[Saved entries]
──────
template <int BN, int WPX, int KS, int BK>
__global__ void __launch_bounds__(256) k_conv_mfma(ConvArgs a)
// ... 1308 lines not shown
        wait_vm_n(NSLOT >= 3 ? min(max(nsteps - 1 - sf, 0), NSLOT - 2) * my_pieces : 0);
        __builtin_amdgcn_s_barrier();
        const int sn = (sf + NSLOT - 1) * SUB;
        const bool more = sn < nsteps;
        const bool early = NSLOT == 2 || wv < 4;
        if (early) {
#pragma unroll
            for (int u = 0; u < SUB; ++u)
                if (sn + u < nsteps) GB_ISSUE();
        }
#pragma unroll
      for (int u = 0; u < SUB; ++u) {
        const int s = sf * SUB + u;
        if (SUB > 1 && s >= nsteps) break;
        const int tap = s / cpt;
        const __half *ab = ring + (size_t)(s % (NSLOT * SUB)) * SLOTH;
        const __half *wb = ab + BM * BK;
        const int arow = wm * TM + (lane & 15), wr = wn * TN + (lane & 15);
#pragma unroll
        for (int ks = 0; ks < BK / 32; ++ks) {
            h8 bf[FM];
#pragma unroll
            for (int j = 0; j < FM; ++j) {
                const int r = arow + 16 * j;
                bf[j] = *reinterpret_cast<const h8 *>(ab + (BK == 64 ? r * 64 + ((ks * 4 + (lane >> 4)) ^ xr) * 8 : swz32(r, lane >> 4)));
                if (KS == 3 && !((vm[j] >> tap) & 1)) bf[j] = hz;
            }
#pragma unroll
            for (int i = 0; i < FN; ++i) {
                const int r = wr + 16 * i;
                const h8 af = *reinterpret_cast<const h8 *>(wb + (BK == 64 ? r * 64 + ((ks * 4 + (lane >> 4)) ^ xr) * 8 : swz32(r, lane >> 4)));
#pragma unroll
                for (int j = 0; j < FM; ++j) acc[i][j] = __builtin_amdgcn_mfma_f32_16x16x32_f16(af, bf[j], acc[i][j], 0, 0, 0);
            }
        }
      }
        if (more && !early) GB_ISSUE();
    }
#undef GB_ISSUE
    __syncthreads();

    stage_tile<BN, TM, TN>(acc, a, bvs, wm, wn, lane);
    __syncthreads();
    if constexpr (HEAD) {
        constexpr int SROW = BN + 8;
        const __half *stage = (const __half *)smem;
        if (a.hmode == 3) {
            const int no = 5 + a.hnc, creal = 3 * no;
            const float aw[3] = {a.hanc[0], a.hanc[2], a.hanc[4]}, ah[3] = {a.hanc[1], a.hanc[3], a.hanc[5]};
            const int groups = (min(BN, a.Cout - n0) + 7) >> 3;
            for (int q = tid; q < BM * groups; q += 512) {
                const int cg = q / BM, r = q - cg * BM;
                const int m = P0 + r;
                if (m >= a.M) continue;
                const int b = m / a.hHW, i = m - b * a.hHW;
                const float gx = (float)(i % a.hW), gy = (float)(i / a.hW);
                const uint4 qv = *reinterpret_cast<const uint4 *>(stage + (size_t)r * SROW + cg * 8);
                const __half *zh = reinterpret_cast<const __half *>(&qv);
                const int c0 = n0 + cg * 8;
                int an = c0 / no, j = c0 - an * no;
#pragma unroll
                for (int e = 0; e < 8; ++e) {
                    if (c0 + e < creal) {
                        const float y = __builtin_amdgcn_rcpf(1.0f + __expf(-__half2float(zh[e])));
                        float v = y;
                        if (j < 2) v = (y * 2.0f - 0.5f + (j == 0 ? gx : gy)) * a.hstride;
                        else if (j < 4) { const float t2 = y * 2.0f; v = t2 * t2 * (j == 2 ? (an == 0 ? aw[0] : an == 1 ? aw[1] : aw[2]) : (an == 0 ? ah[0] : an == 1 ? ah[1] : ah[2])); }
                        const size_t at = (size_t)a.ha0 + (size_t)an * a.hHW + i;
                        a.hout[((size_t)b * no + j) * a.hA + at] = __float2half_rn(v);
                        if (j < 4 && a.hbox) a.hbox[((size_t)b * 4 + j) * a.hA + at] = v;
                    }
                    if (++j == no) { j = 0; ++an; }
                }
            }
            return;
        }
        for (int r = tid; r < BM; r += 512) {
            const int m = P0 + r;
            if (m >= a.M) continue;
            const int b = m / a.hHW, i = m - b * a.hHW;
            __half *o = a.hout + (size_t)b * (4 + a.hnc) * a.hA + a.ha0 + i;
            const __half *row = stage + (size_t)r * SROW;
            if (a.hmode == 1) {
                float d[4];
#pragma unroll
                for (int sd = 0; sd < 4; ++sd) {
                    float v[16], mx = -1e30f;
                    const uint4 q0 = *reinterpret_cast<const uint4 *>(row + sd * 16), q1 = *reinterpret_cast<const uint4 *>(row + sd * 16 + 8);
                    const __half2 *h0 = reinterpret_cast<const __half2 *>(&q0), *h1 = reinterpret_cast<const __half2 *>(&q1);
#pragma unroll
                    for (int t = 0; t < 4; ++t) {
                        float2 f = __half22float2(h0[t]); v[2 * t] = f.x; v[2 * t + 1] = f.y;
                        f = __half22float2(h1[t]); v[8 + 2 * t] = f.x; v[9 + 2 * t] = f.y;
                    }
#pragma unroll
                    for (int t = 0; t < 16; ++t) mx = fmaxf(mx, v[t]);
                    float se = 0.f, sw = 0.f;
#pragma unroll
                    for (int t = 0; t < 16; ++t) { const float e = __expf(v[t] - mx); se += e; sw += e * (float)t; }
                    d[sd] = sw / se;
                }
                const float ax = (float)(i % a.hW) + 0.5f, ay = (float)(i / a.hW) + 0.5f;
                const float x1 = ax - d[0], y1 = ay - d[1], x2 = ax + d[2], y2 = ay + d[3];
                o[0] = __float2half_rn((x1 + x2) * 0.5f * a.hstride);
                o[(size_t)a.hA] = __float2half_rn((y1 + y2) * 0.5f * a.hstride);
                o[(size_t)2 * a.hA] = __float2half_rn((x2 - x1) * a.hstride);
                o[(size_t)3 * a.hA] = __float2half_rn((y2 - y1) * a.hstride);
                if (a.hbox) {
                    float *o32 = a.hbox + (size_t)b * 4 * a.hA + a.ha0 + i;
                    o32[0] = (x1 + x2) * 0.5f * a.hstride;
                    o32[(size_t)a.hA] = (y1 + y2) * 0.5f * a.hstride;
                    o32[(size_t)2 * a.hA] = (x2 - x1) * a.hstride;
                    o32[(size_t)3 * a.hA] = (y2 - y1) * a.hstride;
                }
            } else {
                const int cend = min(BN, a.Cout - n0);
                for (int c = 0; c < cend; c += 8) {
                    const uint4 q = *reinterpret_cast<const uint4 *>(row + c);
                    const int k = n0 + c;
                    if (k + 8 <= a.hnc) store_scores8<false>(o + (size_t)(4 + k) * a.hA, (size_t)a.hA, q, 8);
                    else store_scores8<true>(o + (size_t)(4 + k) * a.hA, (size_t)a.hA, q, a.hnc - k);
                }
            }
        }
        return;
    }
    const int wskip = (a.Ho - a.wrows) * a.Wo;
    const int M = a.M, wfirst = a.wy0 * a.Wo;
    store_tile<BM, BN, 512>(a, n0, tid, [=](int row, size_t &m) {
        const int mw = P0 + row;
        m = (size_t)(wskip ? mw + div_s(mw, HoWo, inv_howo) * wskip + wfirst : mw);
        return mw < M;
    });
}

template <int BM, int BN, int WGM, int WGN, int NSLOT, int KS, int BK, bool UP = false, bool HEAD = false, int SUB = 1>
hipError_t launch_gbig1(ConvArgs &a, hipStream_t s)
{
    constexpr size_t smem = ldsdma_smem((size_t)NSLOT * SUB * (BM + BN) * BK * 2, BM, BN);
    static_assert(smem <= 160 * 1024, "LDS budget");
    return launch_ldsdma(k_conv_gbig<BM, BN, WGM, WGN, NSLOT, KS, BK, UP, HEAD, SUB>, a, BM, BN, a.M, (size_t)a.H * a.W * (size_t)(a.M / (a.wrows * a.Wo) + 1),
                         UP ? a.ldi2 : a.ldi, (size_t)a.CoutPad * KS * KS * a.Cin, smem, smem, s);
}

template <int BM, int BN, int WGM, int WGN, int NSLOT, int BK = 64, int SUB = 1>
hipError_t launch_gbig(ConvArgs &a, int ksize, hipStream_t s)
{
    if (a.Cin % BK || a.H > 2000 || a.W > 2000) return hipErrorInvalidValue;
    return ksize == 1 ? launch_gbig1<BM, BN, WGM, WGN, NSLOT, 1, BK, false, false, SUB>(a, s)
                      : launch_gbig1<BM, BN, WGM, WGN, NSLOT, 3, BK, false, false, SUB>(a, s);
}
──────
__Problem to solve__: Return exactly the lines above from the line that has "float *o32 = a.hbox" through the line that has "else store_scores8<true>(o +", inclusive, and nothing else.

__Your response__:
                    float *o32 = a.hbox + (size_t)b * 4 * a.hA + a.ha0 + i;
                    o32[0] = (x1 + x2) * 0.5f * a.hstride;
                    o32[(size_t)a.hA] = (y1 + y2) * 0.5f * a.hstride;
                    o32[(size_t)2 * a.hA] = (x2 - x1) * a.hstride;
                    o32[(size_t)3 * a.hA] = (y2 - y1) * a.hstride;
                }
            } else {
                const int cend = min(BN, a.Cout - n0);
                for (int c = 0; c < cend; c += 8) {
                    const uint4 q = *reinterpret_cast<const uint4 *>(row + c);
                    const int k = n0 + c;
                    if (k + 8 <= a.hnc) store_scores8<false>(o + (size_t)(4 + k) * a.hA, (size_t)a.hA, q, 8);
                    else store_scores8<true>(o + (size_t)(4 + k) * a.hA, (size_t)a.hA, q, a.hnc - k);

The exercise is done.